Provide only the number of lines below in which the string "scale" occurs.

Saved data entries:

[Start of section]

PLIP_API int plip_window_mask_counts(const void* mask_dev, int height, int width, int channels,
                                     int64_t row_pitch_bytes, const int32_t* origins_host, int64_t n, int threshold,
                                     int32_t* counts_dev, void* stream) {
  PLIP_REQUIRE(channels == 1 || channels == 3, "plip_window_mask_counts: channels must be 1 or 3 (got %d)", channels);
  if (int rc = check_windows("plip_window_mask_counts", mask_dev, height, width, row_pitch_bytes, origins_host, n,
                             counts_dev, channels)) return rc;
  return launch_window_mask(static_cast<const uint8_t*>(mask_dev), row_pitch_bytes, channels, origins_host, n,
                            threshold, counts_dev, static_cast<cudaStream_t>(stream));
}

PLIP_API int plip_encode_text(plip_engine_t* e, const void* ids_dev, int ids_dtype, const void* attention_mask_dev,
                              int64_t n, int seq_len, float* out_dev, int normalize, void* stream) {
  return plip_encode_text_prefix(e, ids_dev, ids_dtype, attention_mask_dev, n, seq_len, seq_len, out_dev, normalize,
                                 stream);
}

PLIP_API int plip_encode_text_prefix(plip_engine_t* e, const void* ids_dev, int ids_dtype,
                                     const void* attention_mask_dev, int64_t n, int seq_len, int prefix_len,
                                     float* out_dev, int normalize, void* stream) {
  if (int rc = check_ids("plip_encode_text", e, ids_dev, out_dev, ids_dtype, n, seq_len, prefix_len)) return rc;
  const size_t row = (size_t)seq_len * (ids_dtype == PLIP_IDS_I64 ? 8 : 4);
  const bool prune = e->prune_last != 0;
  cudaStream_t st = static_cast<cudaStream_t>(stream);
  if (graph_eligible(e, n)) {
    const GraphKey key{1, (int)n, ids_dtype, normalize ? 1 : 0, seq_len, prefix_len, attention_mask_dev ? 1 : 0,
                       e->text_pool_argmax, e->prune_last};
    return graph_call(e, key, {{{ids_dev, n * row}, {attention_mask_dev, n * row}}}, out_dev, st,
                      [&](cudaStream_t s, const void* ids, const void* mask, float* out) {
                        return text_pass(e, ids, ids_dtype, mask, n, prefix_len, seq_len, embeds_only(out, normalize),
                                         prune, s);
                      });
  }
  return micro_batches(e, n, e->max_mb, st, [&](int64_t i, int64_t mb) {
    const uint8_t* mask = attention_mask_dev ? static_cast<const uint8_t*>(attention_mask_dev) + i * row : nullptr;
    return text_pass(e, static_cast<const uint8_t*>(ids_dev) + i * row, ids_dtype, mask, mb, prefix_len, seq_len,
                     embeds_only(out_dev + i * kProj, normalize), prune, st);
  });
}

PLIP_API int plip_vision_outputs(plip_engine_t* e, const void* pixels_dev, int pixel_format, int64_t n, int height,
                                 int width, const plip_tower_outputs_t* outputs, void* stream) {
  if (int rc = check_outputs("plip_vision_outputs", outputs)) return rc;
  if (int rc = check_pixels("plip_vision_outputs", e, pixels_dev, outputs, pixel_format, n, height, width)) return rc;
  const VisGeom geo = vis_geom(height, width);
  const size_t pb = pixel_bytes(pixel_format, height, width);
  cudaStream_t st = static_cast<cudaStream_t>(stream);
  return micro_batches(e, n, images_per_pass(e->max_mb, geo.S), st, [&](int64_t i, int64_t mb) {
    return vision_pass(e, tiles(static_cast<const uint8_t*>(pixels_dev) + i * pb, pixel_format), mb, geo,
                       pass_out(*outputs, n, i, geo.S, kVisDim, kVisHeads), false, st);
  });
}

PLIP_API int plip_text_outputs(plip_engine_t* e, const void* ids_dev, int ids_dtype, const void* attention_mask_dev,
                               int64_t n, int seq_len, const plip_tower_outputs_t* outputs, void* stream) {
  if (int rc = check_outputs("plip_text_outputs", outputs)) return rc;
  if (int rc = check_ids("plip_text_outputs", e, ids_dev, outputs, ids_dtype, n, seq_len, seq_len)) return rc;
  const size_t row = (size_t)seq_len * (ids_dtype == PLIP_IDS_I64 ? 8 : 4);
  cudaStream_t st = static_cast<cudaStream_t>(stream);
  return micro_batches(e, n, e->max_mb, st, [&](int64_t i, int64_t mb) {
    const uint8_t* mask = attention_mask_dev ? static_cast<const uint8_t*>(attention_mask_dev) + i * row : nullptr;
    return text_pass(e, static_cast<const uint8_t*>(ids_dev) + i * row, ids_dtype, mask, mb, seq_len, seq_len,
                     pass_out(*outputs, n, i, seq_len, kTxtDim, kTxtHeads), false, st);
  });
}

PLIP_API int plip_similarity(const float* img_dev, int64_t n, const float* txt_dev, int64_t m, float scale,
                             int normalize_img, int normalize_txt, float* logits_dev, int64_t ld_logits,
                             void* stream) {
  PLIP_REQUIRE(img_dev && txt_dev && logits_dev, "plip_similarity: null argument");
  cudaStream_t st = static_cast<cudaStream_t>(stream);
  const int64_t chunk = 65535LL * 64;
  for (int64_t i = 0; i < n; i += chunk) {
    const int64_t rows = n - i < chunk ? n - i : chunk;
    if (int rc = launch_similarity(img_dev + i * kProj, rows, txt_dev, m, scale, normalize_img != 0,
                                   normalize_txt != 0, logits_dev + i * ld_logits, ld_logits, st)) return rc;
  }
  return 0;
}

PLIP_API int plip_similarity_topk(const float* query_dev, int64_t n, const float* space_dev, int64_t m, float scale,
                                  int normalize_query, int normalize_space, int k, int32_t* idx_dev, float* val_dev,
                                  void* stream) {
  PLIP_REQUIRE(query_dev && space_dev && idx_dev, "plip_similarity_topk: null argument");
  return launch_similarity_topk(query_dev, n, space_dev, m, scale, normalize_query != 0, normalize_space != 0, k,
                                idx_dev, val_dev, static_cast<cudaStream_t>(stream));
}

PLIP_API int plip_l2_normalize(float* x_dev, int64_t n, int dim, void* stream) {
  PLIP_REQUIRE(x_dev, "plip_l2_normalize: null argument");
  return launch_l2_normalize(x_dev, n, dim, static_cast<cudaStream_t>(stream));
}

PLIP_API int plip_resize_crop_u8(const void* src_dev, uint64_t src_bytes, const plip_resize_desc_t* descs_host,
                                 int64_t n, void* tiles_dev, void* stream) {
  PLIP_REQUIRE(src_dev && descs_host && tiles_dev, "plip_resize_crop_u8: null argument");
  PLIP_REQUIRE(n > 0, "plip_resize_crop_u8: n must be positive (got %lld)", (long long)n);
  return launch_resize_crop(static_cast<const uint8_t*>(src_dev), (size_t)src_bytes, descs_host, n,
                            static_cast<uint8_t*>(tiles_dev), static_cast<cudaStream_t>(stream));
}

[End of section]
[Start of section]

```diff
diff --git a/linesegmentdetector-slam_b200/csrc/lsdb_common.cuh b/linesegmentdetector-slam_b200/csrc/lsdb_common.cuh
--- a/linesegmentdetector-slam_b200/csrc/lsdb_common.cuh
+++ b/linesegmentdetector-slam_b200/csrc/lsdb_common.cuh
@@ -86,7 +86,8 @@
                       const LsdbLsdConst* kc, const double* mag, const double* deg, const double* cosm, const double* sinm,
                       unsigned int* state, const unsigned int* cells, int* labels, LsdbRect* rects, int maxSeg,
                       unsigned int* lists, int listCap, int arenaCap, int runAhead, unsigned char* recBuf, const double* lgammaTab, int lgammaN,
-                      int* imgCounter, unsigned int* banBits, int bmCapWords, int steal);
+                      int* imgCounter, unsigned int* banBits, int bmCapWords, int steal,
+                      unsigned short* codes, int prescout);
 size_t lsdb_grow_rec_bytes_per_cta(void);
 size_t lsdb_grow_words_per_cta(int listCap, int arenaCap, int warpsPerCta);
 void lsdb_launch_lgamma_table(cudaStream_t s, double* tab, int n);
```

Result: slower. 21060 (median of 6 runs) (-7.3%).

[End of section]

→ **Answer to this exercise**
4